▸ Task to carry out
Which lines of the records below contain the word "auto"? Report each of them in full.

▸ Information supplied
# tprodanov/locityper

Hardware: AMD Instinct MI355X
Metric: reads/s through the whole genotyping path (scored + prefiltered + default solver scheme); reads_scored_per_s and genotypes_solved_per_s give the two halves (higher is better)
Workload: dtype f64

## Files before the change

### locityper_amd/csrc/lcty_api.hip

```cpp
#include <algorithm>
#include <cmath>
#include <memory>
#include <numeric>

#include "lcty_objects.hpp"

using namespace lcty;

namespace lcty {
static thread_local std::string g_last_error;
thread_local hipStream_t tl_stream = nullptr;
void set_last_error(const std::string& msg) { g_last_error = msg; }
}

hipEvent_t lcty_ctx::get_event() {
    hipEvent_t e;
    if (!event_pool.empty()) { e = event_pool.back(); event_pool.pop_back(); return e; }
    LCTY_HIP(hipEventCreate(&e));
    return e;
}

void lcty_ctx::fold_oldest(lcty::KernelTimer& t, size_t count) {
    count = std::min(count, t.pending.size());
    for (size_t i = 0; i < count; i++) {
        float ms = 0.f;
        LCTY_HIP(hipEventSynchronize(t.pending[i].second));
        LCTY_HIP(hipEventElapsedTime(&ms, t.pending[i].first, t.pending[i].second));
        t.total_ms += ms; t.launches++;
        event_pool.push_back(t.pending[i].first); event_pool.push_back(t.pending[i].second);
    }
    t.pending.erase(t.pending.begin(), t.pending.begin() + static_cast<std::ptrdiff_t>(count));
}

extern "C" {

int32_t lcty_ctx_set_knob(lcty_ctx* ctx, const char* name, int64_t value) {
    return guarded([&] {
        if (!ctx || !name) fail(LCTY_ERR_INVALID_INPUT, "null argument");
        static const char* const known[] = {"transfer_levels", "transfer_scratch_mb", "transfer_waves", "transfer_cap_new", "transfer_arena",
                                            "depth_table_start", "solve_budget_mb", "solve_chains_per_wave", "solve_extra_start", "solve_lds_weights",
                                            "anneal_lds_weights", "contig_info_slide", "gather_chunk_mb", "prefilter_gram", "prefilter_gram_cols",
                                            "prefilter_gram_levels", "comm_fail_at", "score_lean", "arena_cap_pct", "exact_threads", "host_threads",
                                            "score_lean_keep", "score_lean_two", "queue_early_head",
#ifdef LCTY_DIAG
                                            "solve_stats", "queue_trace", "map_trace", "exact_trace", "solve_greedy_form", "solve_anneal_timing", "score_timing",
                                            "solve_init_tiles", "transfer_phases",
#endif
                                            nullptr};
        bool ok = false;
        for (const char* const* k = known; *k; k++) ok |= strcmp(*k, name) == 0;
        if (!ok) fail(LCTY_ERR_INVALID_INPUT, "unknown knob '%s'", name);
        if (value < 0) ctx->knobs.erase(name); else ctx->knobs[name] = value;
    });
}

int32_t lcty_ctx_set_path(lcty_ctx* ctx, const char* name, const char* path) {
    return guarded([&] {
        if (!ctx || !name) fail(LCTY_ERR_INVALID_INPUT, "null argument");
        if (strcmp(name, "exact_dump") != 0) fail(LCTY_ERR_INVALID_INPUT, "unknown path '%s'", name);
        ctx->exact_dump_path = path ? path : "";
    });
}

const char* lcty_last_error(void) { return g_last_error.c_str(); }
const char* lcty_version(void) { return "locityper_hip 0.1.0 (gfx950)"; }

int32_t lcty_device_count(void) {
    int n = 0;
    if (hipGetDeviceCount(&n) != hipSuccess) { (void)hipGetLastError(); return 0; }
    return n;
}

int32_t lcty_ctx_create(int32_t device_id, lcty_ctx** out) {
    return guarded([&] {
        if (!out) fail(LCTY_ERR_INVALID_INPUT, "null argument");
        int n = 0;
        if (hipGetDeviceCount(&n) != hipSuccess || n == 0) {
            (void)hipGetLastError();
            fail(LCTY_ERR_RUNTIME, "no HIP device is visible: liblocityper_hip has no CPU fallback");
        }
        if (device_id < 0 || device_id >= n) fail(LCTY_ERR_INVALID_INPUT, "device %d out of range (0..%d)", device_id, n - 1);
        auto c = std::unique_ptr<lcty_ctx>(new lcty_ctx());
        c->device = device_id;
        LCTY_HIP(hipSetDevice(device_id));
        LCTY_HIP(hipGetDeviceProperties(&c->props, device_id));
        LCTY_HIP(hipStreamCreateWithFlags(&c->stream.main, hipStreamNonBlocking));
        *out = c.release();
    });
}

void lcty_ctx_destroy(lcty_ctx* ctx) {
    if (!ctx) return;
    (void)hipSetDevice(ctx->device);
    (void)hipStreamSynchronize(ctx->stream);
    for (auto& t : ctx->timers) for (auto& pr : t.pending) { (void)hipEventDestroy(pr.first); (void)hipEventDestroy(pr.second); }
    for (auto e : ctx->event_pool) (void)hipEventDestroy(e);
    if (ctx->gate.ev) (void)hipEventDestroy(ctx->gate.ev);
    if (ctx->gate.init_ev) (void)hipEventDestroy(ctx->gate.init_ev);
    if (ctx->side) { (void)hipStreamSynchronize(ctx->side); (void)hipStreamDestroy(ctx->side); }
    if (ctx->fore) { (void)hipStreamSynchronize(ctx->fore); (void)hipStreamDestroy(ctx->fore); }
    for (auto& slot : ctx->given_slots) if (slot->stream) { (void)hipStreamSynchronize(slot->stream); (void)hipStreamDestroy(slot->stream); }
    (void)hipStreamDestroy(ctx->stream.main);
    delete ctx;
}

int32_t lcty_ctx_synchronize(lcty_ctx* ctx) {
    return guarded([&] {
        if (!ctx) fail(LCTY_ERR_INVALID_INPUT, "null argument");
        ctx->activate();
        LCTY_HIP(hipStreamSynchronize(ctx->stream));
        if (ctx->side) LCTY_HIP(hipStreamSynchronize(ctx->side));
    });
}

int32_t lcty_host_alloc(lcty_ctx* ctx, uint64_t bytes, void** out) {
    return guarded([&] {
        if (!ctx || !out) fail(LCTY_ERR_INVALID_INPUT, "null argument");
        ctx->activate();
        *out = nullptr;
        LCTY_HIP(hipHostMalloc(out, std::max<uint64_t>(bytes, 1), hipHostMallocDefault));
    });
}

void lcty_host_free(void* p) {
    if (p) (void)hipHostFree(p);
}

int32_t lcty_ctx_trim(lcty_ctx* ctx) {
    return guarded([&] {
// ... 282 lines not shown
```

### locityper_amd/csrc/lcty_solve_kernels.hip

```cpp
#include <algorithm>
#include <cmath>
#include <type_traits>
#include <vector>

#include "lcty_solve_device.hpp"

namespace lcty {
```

---

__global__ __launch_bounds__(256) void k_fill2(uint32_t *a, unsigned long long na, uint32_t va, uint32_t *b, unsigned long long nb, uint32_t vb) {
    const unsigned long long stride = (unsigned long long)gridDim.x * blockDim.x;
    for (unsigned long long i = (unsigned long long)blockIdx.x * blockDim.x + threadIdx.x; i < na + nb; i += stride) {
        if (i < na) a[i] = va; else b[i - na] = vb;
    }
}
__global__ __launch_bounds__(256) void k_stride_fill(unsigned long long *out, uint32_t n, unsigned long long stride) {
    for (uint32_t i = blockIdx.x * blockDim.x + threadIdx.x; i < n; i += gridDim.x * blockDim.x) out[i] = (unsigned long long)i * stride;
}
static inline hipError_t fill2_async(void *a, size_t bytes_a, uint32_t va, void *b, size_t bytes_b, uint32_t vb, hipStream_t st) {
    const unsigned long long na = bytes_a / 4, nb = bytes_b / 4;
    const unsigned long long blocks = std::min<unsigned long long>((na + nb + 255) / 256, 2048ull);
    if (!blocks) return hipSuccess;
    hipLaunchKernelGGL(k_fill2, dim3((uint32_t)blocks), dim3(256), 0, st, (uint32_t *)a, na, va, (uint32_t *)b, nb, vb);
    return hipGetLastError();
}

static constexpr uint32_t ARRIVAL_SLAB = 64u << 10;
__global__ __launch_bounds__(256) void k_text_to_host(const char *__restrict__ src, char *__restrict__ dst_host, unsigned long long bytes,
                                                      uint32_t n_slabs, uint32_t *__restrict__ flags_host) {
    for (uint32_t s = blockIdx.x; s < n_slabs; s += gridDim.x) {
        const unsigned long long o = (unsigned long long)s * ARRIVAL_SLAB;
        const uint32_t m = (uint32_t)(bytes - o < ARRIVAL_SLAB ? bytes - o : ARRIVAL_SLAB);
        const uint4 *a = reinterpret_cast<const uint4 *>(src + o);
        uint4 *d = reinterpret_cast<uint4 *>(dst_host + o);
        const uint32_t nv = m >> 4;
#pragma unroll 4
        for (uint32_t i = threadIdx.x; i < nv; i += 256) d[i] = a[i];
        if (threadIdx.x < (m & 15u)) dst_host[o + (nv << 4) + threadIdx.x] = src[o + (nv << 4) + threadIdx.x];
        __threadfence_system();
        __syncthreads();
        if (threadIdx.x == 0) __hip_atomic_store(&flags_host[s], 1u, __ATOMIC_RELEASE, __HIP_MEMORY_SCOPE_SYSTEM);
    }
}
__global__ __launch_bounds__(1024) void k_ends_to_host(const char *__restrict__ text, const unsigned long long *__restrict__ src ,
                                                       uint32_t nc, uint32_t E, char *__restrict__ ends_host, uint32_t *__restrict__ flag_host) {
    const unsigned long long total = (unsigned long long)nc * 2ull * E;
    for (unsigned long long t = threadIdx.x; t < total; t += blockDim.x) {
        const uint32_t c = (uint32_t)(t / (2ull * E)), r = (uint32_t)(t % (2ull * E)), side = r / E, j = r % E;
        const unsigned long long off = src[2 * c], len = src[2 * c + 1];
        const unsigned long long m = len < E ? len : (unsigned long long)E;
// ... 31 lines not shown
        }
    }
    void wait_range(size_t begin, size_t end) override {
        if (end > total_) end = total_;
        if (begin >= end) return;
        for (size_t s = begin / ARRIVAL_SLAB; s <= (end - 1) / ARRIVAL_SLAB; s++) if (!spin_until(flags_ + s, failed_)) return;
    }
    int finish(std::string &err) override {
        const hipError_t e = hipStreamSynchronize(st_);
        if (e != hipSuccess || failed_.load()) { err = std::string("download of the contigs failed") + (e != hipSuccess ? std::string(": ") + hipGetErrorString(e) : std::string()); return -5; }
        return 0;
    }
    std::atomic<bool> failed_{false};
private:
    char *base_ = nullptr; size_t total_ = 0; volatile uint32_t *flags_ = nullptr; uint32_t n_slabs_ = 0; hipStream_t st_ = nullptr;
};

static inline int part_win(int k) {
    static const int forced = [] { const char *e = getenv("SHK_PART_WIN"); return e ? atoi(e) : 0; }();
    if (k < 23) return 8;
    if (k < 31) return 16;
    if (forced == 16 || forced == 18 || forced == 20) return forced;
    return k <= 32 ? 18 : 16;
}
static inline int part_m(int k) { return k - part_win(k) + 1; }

▸ Response box
        auto c = std::unique_ptr<lcty_ctx>(new lcty_ctx());
    for (auto& t : ctx->timers) for (auto& pr : t.pending) { (void)hipEventDestroy(pr.first); (void)hipEventDestroy(pr.second); }
    for (auto e : ctx->event_pool) (void)hipEventDestroy(e);
    for (auto& slot : ctx->given_slots) if (slot->stream) { (void)hipStreamSynchronize(slot->stream); (void)hipStreamDestroy(slot->stream); }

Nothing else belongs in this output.